Mechanisms regarding the beneficial effects of exercise on sleep are speculative, but have been linked to energy conservation, tissue restitution, and temperature downregulation.27,31 Temperature downregulation from the anterior hypothalamus in response to exercise-induced body heating has been the most accepted hypothesis,31 but lacks support in the literature. We speculate that hormonal influences may be responsible for improved sleep quality following a 7A exercise bout when compared to 1P. Dietary changes, energy expenditure, and specific hormonal factors, such as insulin and cortisol expression, alter the release of leptin. Schmid et al32 reported an increase in deep sleep with a concomitant increase in leptin levels, suggesting a possible relationship between leptin and sleep quality. As previously stated, deep sleep correlates with energy intake and energy expenditure, both of which are regulated by circulating levels of leptin. Single bouts of acute exercise have differing effects on leptin concentrations. When trained crew members rowed at maximal intensity for 30 minutes, exercise leptin levels displayed immediate and significant reductions.33 Additionally, after trained males underwent a running protocol for 60 minutes at 70% of their VO2 peak, leptin concentrations were decreased at both 24 hours and 48 hours postexercise.34 None of the aforementioned studies reported leptin concentrations throughout the entire day and night following exercise or when compared to a nonexercise day. The secretion of leptin follows a pulsatile fashion, with its highest levels in the evening and early morning hours. Therefore, the timing of exercise may alter the pulsatile secretion of leptin and should be further researched with respect to sleep architecture.

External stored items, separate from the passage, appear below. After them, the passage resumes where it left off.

# alshai/rowbowt

Measured on AMD Instinct MI355X. Metric: reads/s (100 bp, count+locate), higher is better.
Workload: dtype u32/u64

## Files before the change

rowbowt_amd/csrc/rbg_runs_device.hpp:

```cpp
#pragma once

#include "rbg_device.hpp"

namespace rbg {
namespace {



constexpr uint32_t kStageCap = 256u;
constexpr uint32_t kStageWords = kStageCap / 16u + 1u;
constexpr uint32_t kStageWaveBytes = kStageWords * 64u * 4u;
typedef __attribute__((address_space(3))) uint32_t lds_u32;

struct StageTab { uint32_t code_lo, code_hi, byte_lo, byte_hi, shift; };
__device__ __forceinline__ uint32_t stage_chunk(const u32x4 w, const StageTab &T, uint32_t (&diff)[4]) {
    const uint32_t x[4] = {w.x, w.y, w.z, w.w};
    uint32_t c8[4];
#pragma unroll
    for (int t = 0; t < 4; ++t) {
        const uint32_t idx = (x[t] >> T.shift) & 0x07070707u;
        const uint32_t code = __builtin_amdgcn_perm(T.code_hi, T.code_lo, idx);
        diff[t] = x[t] ^ __builtin_amdgcn_perm(T.byte_hi, T.byte_lo, idx);
        c8[t] = (code * 0x40100401u) >> 24;
    }
    return c8[3] | (c8[2] << 8) | (c8[1] << 16) | (c8[0] << 24);
}
__device__ __forceinline__ uint32_t nibble_bytes(const uint32_t nib) { return (((nib & 15u) * 0x00204081u) & 0x01010101u) * 0xFFu; }
__device__ __forceinline__ bool stage_read(const uint4 *__restrict__ chunks16, const uint64_t beg, const uint64_t end, const StageTab &T, lds_u32 *col, uint32_t &chunks_out) {
    chunks_out = 0;
    if (end <= beg) return false;
    uint64_t ci = (end - 1) >> 4;
    const uint64_t ci_lo = beg >> 4;
    const uint32_t hi_b = static_cast<uint32_t>(end - 1) & 15u, lo_b = static_cast<uint32_t>(beg) & 15u;
    const uint32_t skip2 = 2u * (15u - hi_b);
    uint32_t nwords = static_cast<uint32_t>((end - beg + 15) >> 4);
    uint32_t bad = 0;
    uint32_t d[4];
    u32x4 w = as_global<u32x4>(static_cast<const void *>(chunks16))[ci];
    uint32_t prev = stage_chunk(w, T, d);
    {
        uint32_t vm = (2u << hi_b) - 1u;
        if (ci == ci_lo) vm &= ~((1u << lo_b) - 1u);
        bad |= (d[0] & nibble_bytes(vm)) | (d[1] & nibble_bytes(vm >> 4)) | (d[2] & nibble_bytes(vm >> 8)) | (d[3] & nibble_bytes(vm >> 12));
    }
    chunks_out = static_cast<uint32_t>(ci - ci_lo) + 1u;
    while (nwords) {
        uint32_t next = 0;
        if (ci > ci_lo) {
            --ci;
            w = as_global<u32x4>(static_cast<const void *>(chunks16))[ci];
            next = stage_chunk(w, T, d);
            if (ci == ci_lo) {
                const uint32_t vm = ~((1u << lo_b) - 1u);
                bad |= (d[0] & nibble_bytes(vm)) | (d[1] & nibble_bytes(vm >> 4)) | (d[2] & nibble_bytes(vm >> 8)) | (d[3] & nibble_bytes(vm >> 12));
            } else {
                bad |= d[0] | d[1] | d[2] | d[3];
            }
        }
        *col = __builtin_amdgcn_alignbit(next, prev, skip2);
        col += 64;
        prev = next;
        --nwords;
    }
    return bad != 0;
}

__device__ __forceinline__ uint32_t staged_bits(const lds_u32 *col, const uint32_t t, const uint32_t nsym) {
    const lds_u32 *cw = col + (t >> 4) * 64u;
    const uint32_t v = __builtin_amdgcn_alignbit(cw[64], cw[0], (t & 15u) * 2u);
    return nsym >= 16u ? v : (v & ((1u << (2u * nsym)) - 1u));
}

__device__ __forceinline__ uint32_t run_record(const uint32_t *s_tab_first, uint32_t adv, uint32_t acc) { return s_tab_first[adv - 1] + acc; }

struct RunStep {
    uint64_t F = 0, c_before = 0, c_upto = 0;
    bool inside = false;
    uint64_t samp_e = 0;
};


}
}
```

Before: 2.419 billion.

## Batch chunk loads in stage_read to overlap global memory latency

Restructures the staging loop so each lane issues up to G (default 8) 16-byte global loads back to back, separated by a scheduling barrier, before processing them. The old loop had one dependent load per iteration. The loop now runs until no lane in the wave has chunks left, using a ballot. The byte-packing in stage_chunk also swaps shifts and ORs for two perm instructions. The batching raises register pressure and issues redundant clamped loads for lanes with few chunks. It also drops the early return for empty ranges and changes the edge logic for the final word.

```diff
diff --git a/rowbowt_amd/csrc/rbg_runs_device.hpp b/rowbowt_amd/csrc/rbg_runs_device.hpp
--- a/rowbowt_amd/csrc/rbg_runs_device.hpp
+++ b/rowbowt_amd/csrc/rbg_runs_device.hpp
@@ -21,46 +21,47 @@
         const uint32_t idx = (x[t] >> T.shift) & 0x07070707u;
         const uint32_t code = __builtin_amdgcn_perm(T.code_hi, T.code_lo, idx);
         diff[t] = x[t] ^ __builtin_amdgcn_perm(T.byte_hi, T.byte_lo, idx);
-        c8[t] = (code * 0x40100401u) >> 24;
+        c8[t] = code * 0x40100401u;
     }
-    return c8[3] | (c8[2] << 8) | (c8[1] << 16) | (c8[0] << 24);
+    return __builtin_amdgcn_perm(c8[2], c8[3], 0x0c0c0703u) | __builtin_amdgcn_perm(c8[0], c8[1], 0x07030c0cu);
 }
 __device__ __forceinline__ uint32_t nibble_bytes(const uint32_t nib) { return (((nib & 15u) * 0x00204081u) & 0x01010101u) * 0xFFu; }
+template <int G = 8>
 __device__ __forceinline__ bool stage_read(const uint4 *__restrict__ chunks16, const uint64_t beg, const uint64_t end, const StageTab &T, lds_u32 *col, uint32_t &chunks_out) {
-    chunks_out = 0;
-    if (end <= beg) return false;
-    uint64_t ci = (end - 1) >> 4;
-    const uint64_t ci_lo = beg >> 4;
+    const uint64_t ci_top = (end - 1) >> 4, ci_lo = beg >> 4;
     const uint32_t hi_b = static_cast<uint32_t>(end - 1) & 15u, lo_b = static_cast<uint32_t>(beg) & 15u;
     const uint32_t skip2 = 2u * (15u - hi_b);
-    uint32_t nwords = static_cast<uint32_t>((end - beg + 15) >> 4);
-    uint32_t bad = 0;
-    uint32_t d[4];
-    u32x4 w = as_global<u32x4>(static_cast<const void *>(chunks16))[ci];
-    uint32_t prev = stage_chunk(w, T, d);
-    {
-        uint32_t vm = (2u << hi_b) - 1u;
-        if (ci == ci_lo) vm &= ~((1u << lo_b) - 1u);
-        bad |= (d[0] & nibble_bytes(vm)) | (d[1] & nibble_bytes(vm >> 4)) | (d[2] & nibble_bytes(vm >> 8)) | (d[3] & nibble_bytes(vm >> 12));
-    }
-    chunks_out = static_cast<uint32_t>(ci - ci_lo) + 1u;
-    while (nwords) {
-        uint32_t next = 0;
-        if (ci > ci_lo) {
-            --ci;
-            w = as_global<u32x4>(static_cast<const void *>(chunks16))[ci];
-            next = stage_chunk(w, T, d);
-            if (ci == ci_lo) {
-                const uint32_t vm = ~((1u << lo_b) - 1u);
-                bad |= (d[0] & nibble_bytes(vm)) | (d[1] & nibble_bytes(vm >> 4)) | (d[2] & nibble_bytes(vm >> 8)) | (d[3] & nibble_bytes(vm >> 12));
-            } else {
-                bad |= d[0] | d[1] | d[2] | d[3];
+    const uint32_t nwords = static_cast<uint32_t>((end - beg + 15) >> 4);
+    const uint32_t nch = end > beg ? static_cast<uint32_t>(ci_top - ci_lo) + 1u : 0u;
+    const auto *gtop = as_global<u32x4>(static_cast<const void *>(chunks16)) + ci_top;
+    int32_t rem = static_cast<int32_t>(nch) - 1;
+    bool first = true;
+    uint32_t bad = 0, prev = 0;
+    chunks_out = nch;
+    for (; __ballot(rem >= 0) != 0; rem -= G, gtop -= G, col += 64 * G, first = false) {
+        if (rem < 0) continue;
+        u32x4 w[G];
+#pragma unroll
+        for (int s = 0; s < G; ++s) w[s] = *(gtop - (s < rem ? s : rem));
+        __builtin_amdgcn_sched_barrier(0);
+#pragma unroll
+        for (int s = 0; s < G; ++s) {
+            if (s == 0 || s <= rem) {
+                const bool is_top = s == 0 && first, is_bottom = s == rem;
+                uint32_t d[4];
+                const uint32_t cur = stage_chunk(w[s], T, d);
+                if (is_top || is_bottom) {
+                    uint32_t vm = is_top ? (2u << hi_b) - 1u : ~0u;
+                    if (is_bottom) vm &= ~((1u << lo_b) - 1u);
+                    bad |= (d[0] & nibble_bytes(vm)) | (d[1] & nibble_bytes(vm >> 4)) | (d[2] & nibble_bytes(vm >> 8)) | (d[3] & nibble_bytes(vm >> 12));
+                } else {
+                    bad |= d[0] | d[1] | d[2] | d[3];
+                }
+                if (!is_top) col[64 * (s - 1)] = __builtin_amdgcn_alignbit(cur, prev, skip2);
+                if (is_bottom && nwords == nch) col[64 * s] = __builtin_amdgcn_alignbit(0u, cur, skip2);
+                prev = cur;
             }
         }
-        *col = __builtin_amdgcn_alignbit(next, prev, skip2);
-        col += 64;
-        prev = next;
-        --nwords;
     }
     return bad != 0;
 }
```

Result: no change. 2.399 billion (-0.8%).
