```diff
diff --git a/sound-event-localization-detection_amd/csrc/convdgrad.hip b/sound-event-localization-detection_amd/csrc/convdgrad.hip
--- a/sound-event-localization-detection_amd/csrc/convdgrad.hip
+++ b/sound-event-localization-detection_amd/csrc/convdgrad.hip
@@ -20,7 +20,8 @@
 }
 
 bool dgrad_supported(int64_t F, int64_t Cin, int64_t Cout) {
-  return (F == 8 || F == 16 || F == 32) && Cin > 0 && Cout > 0 && Cin % 64 == 0 && Cout % kDgKc == 0;
+  return (F == 8 || F == 16 || F == 32) && Cin > 0 && Cout > 0 && Cin % 64 == 0 && Cout % kDgKc == 0 &&
+         Cin <= kLoopMaxChannels && Cout <= kLoopMaxChannels;
 }
 
 template <int F>
diff --git a/sound-event-localization-detection_amd/csrc/convfwd.hip b/sound-event-localization-detection_amd/csrc/convfwd.hip
--- a/sound-event-localization-detection_amd/csrc/convfwd.hip
+++ b/sound-event-localization-detection_amd/csrc/convfwd.hip
@@ -17,7 +17,8 @@
 }
 
 bool fwd_supported(int64_t F, int64_t Cin, int64_t Cout) {
-  return (F == 8 || F == 16 || F == 32) && Cin > 0 && Cout > 0 && Cin % kLoopKc == 0 && Cout % 64 == 0;
+  return (F == 8 || F == 16 || F == 32) && Cin > 0 && Cout > 0 && Cin % kLoopKc == 0 && Cout % 64 == 0 &&
+         Cin <= kLoopMaxChannels && Cout <= kLoopMaxChannels;
 }
 
 int64_t fwd_chunks(int64_t B, int64_t T, int64_t F) {
```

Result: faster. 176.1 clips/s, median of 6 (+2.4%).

The present study indicates that partaking in a bout of moderate-intensity aerobic exercise in the early morning (7A) evokes optimal BP changes and results in an improvement in overall sleep architecture. Research demonstrates decreases in the deep stages of sleep, with concomitant increases in the lighter stages and a longer SOL correlated with an individual’s approach to middle age.35 To date, there have been no well-accepted nonpharmacological or pharmacological interventions to increase the amount of deep sleep. Therefore, utilizing aerobic exercise may be a nonpharmacological treatment to attenuate these alterations and improve sleep quality as one ages. The present investigation reports that the timing of exercise is an important aspect to maximize these effects. It seems that the effect of exercise on the various components of sleep architecture is a complicated phenomenon involving several physiological aspects that require further investigation. In conclusion, the early morning (at 7A) may be the most beneficial time of day to engage in aerobic exercise for the improvement of BP and sleep architecture.
The authors report no conflicts of interest in this work.